=== Records drawn from a dataset ===
template<int SHAPE, bool STATS>
__global__ __launch_bounds__(512) __attribute__((amdgpu_waves_per_eu(MLSGPU_MLS5_WAVES, MLSGPU_MLS5_WAVES)))
void processCornersMatrixKernel(Lanes<MlsArgs> lanes)
{
    __shared__ float4 sPosRad[MATRIX_STAGE];
    __shared__ float4 sNormQ[MATRIX_STAGE];
    __shared__ uint4 sColLo[MATRIX_STAGE];
    __shared__ uint4 sColHi[MATRIX_STAGE];
    __shared__ alignas(8) uint8_t sMask[MATRIX_STAGE];
    __shared__ uint16_t sSlot[8][MATRIX_SLOTS + 40];
    __shared__ uint32_t sHist[STATS ? 33 : 1];
    static_assert(sizeof(sPosRad) + sizeof(sNormQ) + sizeof(sColLo) + sizeof(sColHi) + sizeof(sMask) + sizeof(sSlot) <= 40960,
                  "four workgroups per CU");

    const MlsArgs A = lanes.a[blockIdx.y];
    if (blockIdx.x >= A.numBlocks)
        return;
#ifdef MLSGPU_MLS5_CLOCK
    uint64_t clkMark = __builtin_amdgcn_s_memtime();
    const uint64_t clkStart = clkMark;
    uint64_t clkHead = 0, clkStage = 0, clkBar1 = 0, clkCompact = 0, clkTiles = 0, clkBar2 = 0;
#define MLS5_CLOCK(sum) do { uint64_t now_; asm volatile("s_memtime %0\n\ts_waitcnt lgkmcnt(0)" : "=s"(now_) : : "memory"); sum += now_ - clkMark; clkMark = now_; } while (0)
#else
#define MLS5_CLOCK(sum) do { } while (0)
#endif
    if (STATS)
    {
        if (threadIdx.x < 33)
            sHist[threadIdx.x] = 0;
        __syncthreads();
    }
    uint32_t gx, gy, gz;
    if (A.superShift != 0)
    {
        const uint32_t id = blockIdx.x, sh = A.superShift;
        const uint32_t j = id & ((1u << sh) - 1u);
        const uint32_t bid = id >= A.full ? id : (id >> sh << sh) + ((j & 7u) << (sh - 3u)) + (j >> 3);
        const uint32_t t = __umulhi(bid, A.magicX);
        gx = bid - t * A.blocksX;
        gz = __umulhi(t, A.magicY);
        gy = t - gz * A.blocksY;
    }
    else
    {
        const uint32_t bid = xcdRemap(blockIdx.x, A.numBlocks, A.xcdChunk);
        gx = bid % A.blocksX;
        gy = (bid / A.blocksX) % A.blocksY;
        gz = bid / (A.blocksX * A.blocksY);
    }
    const int wx = (int) (gx * 8), wy = (int) (gy * 8), wz = (int) (gz * 8 + A.zFirst);
    const uint32_t sub = A.startShift / 3;
    const uint32_t code = spread3((uint32_t) wx >> sub) | (spread3((uint32_t) wy >> sub) << 1) | (spread3((uint32_t) wz >> sub) << 2);
    int32_t pos = A.start[code];

    const uint32_t tid = threadIdx.x;
    const uint32_t wave = tid >> 6, lane = tid & 63;
    const int lx = (int) ((wave & 1) * 4 + (lane & 3));
    const int ly = (int) (((wave >> 1) & 1) * 4 + ((lane >> 2) & 3));
    const int lz = (int) ((wave >> 2) * 4 + (lane >> 4));

    float f = __int_as_float(0x7FC00000);
    if (pos >= 0)
    {
        const float cx = (float) (wx + lx + A.ox), cy = (float) (wy + ly + A.oy), cz = (float) (wz + lz + A.oz);

        float bx0, by0, bz0;
        float boxLo[3][2], boxHi[3][2];
        auto axisBounds = [](int o, float &lo0, float &hi0, float &lo1, float &hi1)
        {
            asm("s_nop 3\n\tv_readfirstlane_b32 %0, %4\n\tv_readfirstlane_b32 %1, %5\n\tv_readfirstlane_b32 %2, %6\n\t"
                "v_readfirstlane_b32 %3, %7\n\ts_nop 1"
                : "=s"(lo0), "=s"(hi0), "=s"(lo1), "=s"(hi1)
                : "v"((float) o), "v"((float) (o + 3)), "v"((float) (o + 4)), "v"((float) (o + 7)));
        };
        axisBounds(wx + A.ox, boxLo[0][0], boxHi[0][0], boxLo[0][1], boxHi[0][1]);
        axisBounds(wy + A.oy, boxLo[1][0], boxHi[1][0], boxLo[1][1], boxHi[1][1]);
        axisBounds(wz + A.oz, boxLo[2][0], boxHi[2][0], boxLo[2][1], boxHi[2][1]);
        bx0 = boxLo[0][0];
        by0 = boxLo[1][0];
        bz0 = boxLo[2][0];
        Fit fit;
        fitInit(fit);
        unsigned long long nListed = 0, nTests = 0, nCand = 0, nMissed = 0;
        uint32_t drainCalls = 0, sumMost = 0, sumMostRound = 0, roundCnt = 0;
        typedef __attribute__((address_space(3))) uint16_t LdsSlot;
        LdsSlot *const mySlots = (LdsSlot *) sSlot[wave] + 4;
        f32x2 sWpxy = {0.0f, 0.0f}, sWnxy = {0.0f, 0.0f};
        const f32x2 cxy = {cx, cy};

        uint4 bFrag[2];
        {
            const uint32_t n = lane & 31u, h = lane >> 5;
#pragma unroll
            for (uint32_t j = 0; j < 2; j++)
            {
                const uint32_t q = n + 32u * j;
                const uint32_t qx = (wave & 1u) * 4u + (q & 3u), qy = ((wave >> 1) & 1u) * 4u + ((q >> 2) & 3u), qz = (wave >> 2) * 4u + (q >> 4);
                const uint32_t u = h ? qz : qx, v = h ? qx * qx + qy * qy + qz * qz : qy;
                const uint32_t ub = __float_as_uint((float) u), vb = __float_as_uint((float) v);
                bFrag[j] = make_uint4(packHi(ub, ub), packHi(ub, vb), packHi(vb, vb), 0x3F803F80u);
            }
        }
        const uint32_t rowM = lane & 31u;
        const uint32_t rowSplat = 16u * ((rowM >> 2) & 1u) + 4u * (rowM >> 3) + (rowM & 3u);
        const char *const colBase = (lane >> 5) ? (const char *) sColHi : (const char *) sColLo;

        static_assert((MATRIX_SLOTS + 40) * sizeof(uint16_t) % 16 == 0 && (MATRIX_SLOTS + 40) * sizeof(uint16_t) <= 64 * 16, "one store per lane");
        if (lane < (MATRIX_SLOTS + 40) * sizeof(uint16_t) / 16)
            reinterpret_cast<uint4 *>(sSlot[wave])[lane] = make_uint4(0u, 0u, 0u, 0u);

        auto accumulate = [&](const float4 pr, const float4 nq)
        {
            const SplatOffset o = splatOffset(pr, cxy, cz);
            if (o.d < RADIUS_CUTOFF)
            {
                fitAddPacked(fit, sWpxy, sWnxy, o, nq);
                fit.hits++;
            }
        };
        auto ffbh = [](uint32_t v)
        {
            uint32_t t;
            asm("v_ffbh_u32 %0, %1" : "=v"(t) : "v"(v));
            return t;
        };
        auto posRadAt = [&](uint32_t off) { return *(const float4 *) ((const char *) sPosRad + off); };
        auto normQAt = [&](uint32_t off) { return *(const float4 *) ((const char *) sNormQ + off); };

        auto drain = [&](uint32_t cur, LdsSlot *chunk)
        {
            if (STATS)
            {
                const uint32_t cnt = (uint32_t) __popc(cur);
                drainCalls++;
                sumMost += waveMax(cnt);
                atomicAdd(&sHist[cnt], 1u);
                roundCnt += cnt;
                nCand += waveSum(cnt);
            }
            if (cur != 0)
            {
                uint32_t t = ffbh(cur);
                uint32_t off = chunk[t];
                float4 prA = posRadAt(off), nqA = normQAt(off), prB, nqB;
                for (;;)
                {
                    cur ^= 0x80000000u >> t;
                    t = ffbh(cur);
                    off = chunk[(int32_t) t];
                    prB = posRadAt(off);
                    nqB = normQAt(off);
                    accumulate(prA, nqA);
                    if (cur == 0)
                        break;
                    cur ^= 0x80000000u >> t;
                    t = ffbh(cur);
                    off = chunk[(int32_t) t];
                    prA = posRadAt(off);
                    nqA = normQAt(off);
                    accumulate(prB, nqB);
                    if (cur == 0)
                        break;
                }
            }
        };

        int32_t end = A.commands[pos++];
        int32_t idAhead = listedId(A, pos, end, tid);
        MLS5_CLOCK(clkHead);
        bool laterRound = false;
        while (pos < end)
        {
            {
                uint32_t mask = 0;
                const int32_t mine = idAhead;
                float4 pr = {0.0f, 0.0f, 0.0f, 0.0f}, nq = {0.0f, 0.0f, 0.0f, 0.0f};
                if (mine >= 0)
                {
                    pr = A.splats[2 * (int64_t) mine];
                    nq = A.splats[2 * (int64_t) mine + 1];
                }
                if (laterRound)
                {
                    asm volatile("s_waitcnt lgkmcnt(0)\n\ts_barrier" : : : "memory");
                    MLS5_CLOCK(clkBar2);
                }
                laterRound = true;
                if (mine >= 0)
                {
                    if (A.rawRadius)
                        pr.w = 1.0f / (pr.w * pr.w);
                    sPosRad[tid] = pr;
                    sNormQ[tid] = nq;
                    float d[3][2];
                    const float p[3] = {pr.x, pr.y, pr.z};
#pragma unroll
                    for (int a = 0; a < 3; a++)
#pragma unroll
                        for (int h = 0; h < 2; h++)
                            d[a][h] = fmaxf(fmaxf(boxLo[a][h] - p[a], p[a] - boxHi[a][h]), 0.0f);
#pragma unroll
                    for (int s_ = 7; s_ >= 0; s_--)
                    {
                        const float dx = d[0][s_ & 1], dy = d[1][(s_ >> 1) & 1], dz = d[2][s_ >> 2];
                        const float dd = dot3(dx, dy, dz, dx, dy, dz) * pr.w;
                        mask = __builtin_amdgcn_alignbit(mask, __float_as_uint(dd - RADIUS_CUTOFF), 31);
                    }
                    if (splatNeverCulled(pr))
                        mask = 0xFFu;
                    if (splatIsNan(pr))
                        mask = 0;

                    __builtin_amdgcn_sched_barrier(0);
                    const float ax = pr.x - bx0, ay = pr.y - by0, az = pr.z - bz0;
                    const float s1 = fabsf(ax) + fabsf(ay) + fabsf(az) + 21.0f;
                    const float T = fabsf(pr.w) * (s1 * s1);
                    const bool plain = T < 1e30f;
                    const float m2 = plain ? -2.0f * pr.w : 0.0f;
                    const float gc = plain ? fmaf(pr.w, dot3(ax, ay, az, ax, ay, az), -RADIUS_CUTOFF) - T * 0x1p-16f : -1.0f;
                    uint32_t c0, c1, c2;
                    splitBf16(gc, c0, c1, c2);
                    {
                        uint32_t x0, x1, x2, y0, y1, y2;
                        splitBf16(m2 * ax, x0, x1, x2);
                        splitBf16(m2 * ay, y0, y1, y2);
                        sColLo[tid] = make_uint4(packHi(x0, x1), packHi(x2, y0), packHi(y1, y2), packHi(c0, c1));
                    }
                    __builtin_amdgcn_sched_barrier(0);
                    {
                        uint32_t z0, z1, z2, q0, q1, q2;
                        splitBf16(m2 * az, z0, z1, z2);
                        splitBf16(plain ? pr.w : 0.0f, q0, q1, q2);
                        sColHi[tid] = make_uint4(packHi(z0, z1), packHi(z2, q0), packHi(q1, q2), c2 >> 16);
                    }
                }
                sMask[lane * 8 + wave] = (uint8_t) mask;
                if (STATS)
                    nListed += __popcll(__ballot(mine >= 0));
            }
            const ListRound r = listStep(A, pos, end, MATRIX_STAGE);
            pos = r.pos;
            end = r.end;
            const int32_t staged = r.staged;
            idAhead = listedId(A, pos, end, tid);
            MLS5_CLOCK(clkStage);
            __syncthreads();
            MLS5_CLOCK(clkBar1);

            int32_t g = 0;
            do
            {
            uint32_t nt = 0;
            const uint64_t mm = *(const uint64_t *) (sMask + lane * 8);
            for (; g < staged; g += 64)
            {
                const uint32_t m = (uint32_t) (mm >> ((uint32_t) g >> 3));
                const uint64_t todo = __ballot((m >> wave) & 1u);
                const uint32_t n = (uint32_t) __popcll(todo);
                if (nt + n > MATRIX_SLOTS)
                    break;
                if ((m >> wave) & 1u)
                    mySlots[nt + popcBelow(todo)] = (uint16_t) ((g + (int32_t) lane) * (int32_t) sizeof(float4));
                nt += n;
            }
            __builtin_amdgcn_fence(__ATOMIC_RELEASE, "wavefront");
            __builtin_amdgcn_wave_barrier();
            __builtin_amdgcn_fence(__ATOMIC_ACQUIRE, "wavefront");
            MLS5_CLOCK(clkCompact);
            __builtin_amdgcn_s_setprio(1);

            LdsSlot *tile = mySlots;
            for (uint32_t t0 = 0; t0 < nt; t0 += 32, tile += 32)
            {
                const uint32_t v = nt - t0 < 32u ? nt - t0 : 32u;
                const uint32_t off = tile[rowSplat];
                const uint4 aw = *(const uint4 *) (colBase + off);
                const bf16x8 aFrag = __builtin_bit_cast(bf16x8, aw);
                const f32x16 zero = {0.0f, 0.0f, 0.0f, 0.0f, 0.0f, 0.0f, 0.0f, 0.0f, 0.0f, 0.0f, 0.0f, 0.0f, 0.0f, 0.0f, 0.0f, 0.0f};
                uint32_t x0 = 0, x1 = 0;
                {
                    const f32x16 acc = __builtin_amdgcn_mfma_f32_32x32x16_bf16(aFrag, __builtin_bit_cast(bf16x8, bFrag[0]), zero, 0, 0, 0);
#pragma unroll
                    for (int r = 0; r < 16; r++)
                        x0 = __builtin_amdgcn_alignbit(x0, __float_as_uint(acc[r]), 31);
                }
                __builtin_amdgcn_sched_barrier(0);
                {
                    const f32x16 acc = __builtin_amdgcn_mfma_f32_32x32x16_bf16(aFrag, __builtin_bit_cast(bf16x8, bFrag[1]), zero, 0, 0, 0);
#pragma unroll
                    for (int r = 0; r < 16; r++)
                        x1 = __builtin_amdgcn_alignbit(x1, __float_as_uint(acc[r]), 31);
                }
                const auto sw = __builtin_amdgcn_permlane32_swap(x0, x1, false, false);
                uint32_t cur = (sw[0] << 16) | sw[1];
                cur &= 0xFFFFFFFFu << (32u - v);
                if (STATS)
                {
                    nTests += 64ull * 32ull;
                    uint32_t exact = 0;
                    for (uint32_t s = 0; s < v; s++)
                    {
                        const float d = splatOffset(posRadAt(tile[s]), cxy, cz).d;
                        exact |= d < RADIUS_CUTOFF ? 0x80000000u >> s : 0u;
                    }
                    nMissed += waveSum((uint32_t) __popc(exact & ~cur));
                }
#ifdef MLSGPU_MLS5_DUMP
                if (A.stats != nullptr && blockIdx.x % 499 == 0)
                {
                    unsigned long long at = 0;
                    if (lane == 0)
                        at = atomicAdd(&A.stats[0], 65ull);
                    at = __shfl(at, 0);
                    if (at + 65 < MLSGPU_MLS5_DUMP)
                    {
                        if (lane == 0)
                            A.stats[1 + at] = ((unsigned long long) blockIdx.y << 56) | ((unsigned long long) blockIdx.x << 24) | (wave << 16) | t0;
                        A.stats[2 + at + lane] = cur;
                    }
                }
#endif
                drain(cur, tile);
            }
            MLS5_CLOCK(clkTiles);
            } while (g < staged);
            __builtin_amdgcn_s_setprio(0);
            if (STATS)
            {
                sumMostRound += waveMax(roundCnt);
                roundCnt = 0;
            }
        }
        fitUnpack(fit, sWpxy, sWnxy);
        f = finishCorner<SHAPE>(fit, A.boundaryFactor);
#ifdef MLSGPU_MLS5_CLOCK
        if (A.stats != nullptr && lane == 0 && blockIdx.x % 61 == 0)
        {
            atomicAdd(&A.stats[0], (unsigned long long) clkHead);
            atomicAdd(&A.stats[1], (unsigned long long) clkStage);
            atomicAdd(&A.stats[2], (unsigned long long) clkBar1);
            atomicAdd(&A.stats[3], (unsigned long long) clkCompact);
            atomicAdd(&A.stats[4], (unsigned long long) clkTiles);
            atomicAdd(&A.stats[5], (unsigned long long) clkBar2);
            atomicAdd(&A.stats[6], (unsigned long long) (__builtin_amdgcn_s_memtime() - clkStart));
            atomicAdd(&A.stats[7], 1ull);
        }
#endif
        if (STATS)
        {
            if (lane == 0)
            {
                atomicAdd(&A.stats[41], nCand);
                atomicAdd(&A.stats[42], nMissed);
            }
            addStats<true>(A, fit.hits, nListed, nTests, drainCalls, sumMost, sumMostRound, sHist);
        }
    }
    const int64_t row = (int64_t) (wy + ly) + (int64_t) (wz + lz) * A.zStride + A.zBias;
    A.field[row * (int64_t) A.pitch + (wx + lx)] = f;
}

}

=== WORK TASK ===
All that should be written out is the stretch of lines above between the one holding "nq = A.splats[2" and the one holding "const bool plain", inclusive, exactly as given.

=== RESULT OF THIS EXERCISE ===
                    nq = A.splats[2 * (int64_t) mine + 1];
                }
                if (laterRound)
                {
                    asm volatile("s_waitcnt lgkmcnt(0)\n\ts_barrier" : : : "memory");
                    MLS5_CLOCK(clkBar2);
                }
                laterRound = true;
                if (mine >= 0)
                {
                    if (A.rawRadius)
                        pr.w = 1.0f / (pr.w * pr.w);
                    sPosRad[tid] = pr;
                    sNormQ[tid] = nq;
                    float d[3][2];
                    const float p[3] = {pr.x, pr.y, pr.z};
#pragma unroll
                    for (int a = 0; a < 3; a++)
#pragma unroll
                        for (int h = 0; h < 2; h++)
                            d[a][h] = fmaxf(fmaxf(boxLo[a][h] - p[a], p[a] - boxHi[a][h]), 0.0f);
#pragma unroll
                    for (int s_ = 7; s_ >= 0; s_--)
                    {
                        const float dx = d[0][s_ & 1], dy = d[1][(s_ >> 1) & 1], dz = d[2][s_ >> 2];
                        const float dd = dot3(dx, dy, dz, dx, dy, dz) * pr.w;
                        mask = __builtin_amdgcn_alignbit(mask, __float_as_uint(dd - RADIUS_CUTOFF), 31);
                    }
                    if (splatNeverCulled(pr))
                        mask = 0xFFu;
                    if (splatIsNan(pr))
                        mask = 0;

                    __builtin_amdgcn_sched_barrier(0);
                    const float ax = pr.x - bx0, ay = pr.y - by0, az = pr.z - bz0;
                    const float s1 = fabsf(ax) + fabsf(ay) + fabsf(az) + 21.0f;
                    const float T = fabsf(pr.w) * (s1 * s1);
                    const bool plain = T < 1e30f;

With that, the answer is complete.